Tyler jerks back from the touch with a snarl and a flash of teeth. He stumbles back, shakes his head, apology and rejection in one gesture. Then he turns, still human-shaped and wearing nothing but his boxer shorts. Slips into the woods on the opposite side of their camp than Jamie and the rest of the wolves went. 

Jordie frowns and watches him go. Jamie might be rocking the leadership position, but he’s fucking up in the relationship department. Jordie would set him straight, if only he had a clue what Tyler needed that he wasn’t getting. 

Jordie is helping Shannon and Dillon with the morning meal-prep when Tyler comes back, less than half an hour later. He crouches at the flap to the vamps’ tent, talks through the nylon for a moment, and then lifts it, crawls inside. 

Roussel comes out a little later, a cocky smirk on his lips, grabs a can of pineapple and goes back.

Fuck.

============

Jamie nips the twins into motion, drives them ahead of him until they hit the woods.
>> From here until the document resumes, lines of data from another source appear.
__device__ __forceinline__ WinBins1 win_resolve_dim(const uint32_t *__restrict__ row, unsigned n, const WinDim &w,
                                                    WinState *st, int d, uint32_t *cum, WinSel1 &sel) {
  __shared__ unsigned s_wtot[kReduceThreads / 64];
  __shared__ int s_j[2], s_t[2], s_rng[7];
  __shared__ unsigned s_selu[4];
  __shared__ double s_seld[4];
  constexpr int PER = kWinBins / kReduceThreads, NW = kReduceThreads / 64;
  static_assert(PER == 4, "one 16-byte load per thread");
  const int tid = threadIdx.x, lane = tid & 63, wave = tid >> 6;
  const unsigned klo = (n - 1) / 2, khi = n / 2;
  if (tid < 2) s_j[tid] = -1;
  const uint4 x = reinterpret_cast<const uint4 *>(row)[tid];
  const unsigned v[PER] = {x.x, x.y, x.z, x.w};
  const unsigned tot = (x.x + x.y) + (x.z + x.w);
  const unsigned inc = wave_scan_inclusive(tot);
  if (lane == 63) s_wtot[wave] = inc;
  __syncthreads();
  {
    unsigned wbase = 0;
#pragma unroll
    for (int q = 0; q < NW; ++q) wbase += (q < wave) ? s_wtot[q] : 0u;
    unsigned run = wbase + inc - tot;
#pragma unroll
    for (int i = 0; i < PER; ++i) {
      cum[PER * tid + i] = run;
      if (run <= klo && klo < run + v[i]) s_j[0] = PER * tid + i;
      if (run <= khi && khi < run + v[i]) s_j[1] = PER * tid + i;
      run += v[i];
    }
  }
  __syncthreads();
  WinGeom geo = {};
  if (wave < 2) {
    geo = window_geometry(cum, n, w, s_j[0], s_j[1]);
    const int t = geo.ok ? bracket_search(cum, n, w, geo, wave) : -1;
    if (lane == 0) s_t[wave] = t;
  }
  __syncthreads();
  if (wave == 0) {
    WinRanges R = {};
    unsigned med_base = 0, med_cnt = 0, inner = 0, ring_cnt = 0;
    double range[4] = {0., 0., 0., 0.};
    unsigned counted = 0;
#pragma unroll
    for (int q = 0; q < NW; ++q) counted += s_wtot[q];
    bool ok = counted == n && resolve_window(cum, n, w, geo, s_t[0], s_t[1], R, med_base, med_cnt, inner, ring_cnt, range);
    if (ok)
      ok = R.mlo >= kF1 && R.mhi < kC1 && R.i0 <= R.i1 && R.a0 >= kF0 && R.i0 - 1 < kC0 && R.i1 + 1 >= kF2 &&
           R.b1 <= kWinBins - 2;
    if (lane == 0) {
      s_rng[0] = R.mlo;
      s_rng[1] = R.mhi;
      s_rng[2] = R.a0;
      s_rng[3] = R.b1;
      s_rng[4] = R.i0;
      s_rng[5] = R.i1;
      s_rng[6] = ok ? 0 : 1;
      s_selu[0] = med_base;
      s_selu[1] = med_cnt;
      s_selu[2] = inner;
      s_selu[3] = ring_cnt;
#pragma unroll
      for (int k = 0; k < 4; ++k) s_seld[k] = range[k];
      if (st) {
        st->med_base[d] = med_base;
        st->med_cnt[d] = med_cnt;
        st->ring_inner[d] = inner;
        st->ring_cnt[d] = ring_cnt;
        st->med_lo[d] = range[0];
        st->med_hi[d] = range[1];
        st->ring_lo[d] = range[2];
        st->ring_hi[d] = range[3];
      }
    }
  }
  __syncthreads();
  WinBins1 B;
  B.mlo = (unsigned)s_rng[0];
  B.mhi = (unsigned)s_rng[1];
  B.a0 = (unsigned)s_rng[2];
  B.b1 = (unsigned)s_rng[3];
  B.i0 = (unsigned)s_rng[4];
  B.i1 = (unsigned)s_rng[5];
  B.fail = s_rng[6] != 0;
  sel.med_base = s_selu[0];
  sel.med_cnt = s_selu[1];
  sel.inner = s_selu[2];
  sel.ring_cnt = s_selu[3];
#pragma unroll
  for (int k = 0; k < 4; ++k) sel.range[k] = s_seld[k];
  return B;
}

struct PickArgs {
  unsigned n;
  WinParams P;
  uint32_t *whist;
  WinState *st;
  const double *seg_all;
  const unsigned short *dir_all;
  int segments;
  GnScalars *scal;
  const double *partials;
  int sum_blocks;
  GnResult *res;
  unsigned seq;
  AheadPose *ahead;
  Pose outer;
  WinJoin *join;
};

He surges forward, young and strong. Jagr and Hilary split apart and he rushes through the opening. Dodges through the woods. He hears the pants and eager whines of his pack behind him. They need. They need to move, to stretch, to live. This rest was good for them at first, days without fights, without bleeding, without cages. But then the squabbling started. The twins unable to peacefully share a tent, unwilling to split up. Ryan asking to call his wife twice a day and having to be talked down. Jagr prowling the perimeter when he’s not sleeping in four-footed form outside Jamie and Tyler’s tent. Trevor pestering Dillon until the big bear shifted and held him to the ground until the fight went out of him. 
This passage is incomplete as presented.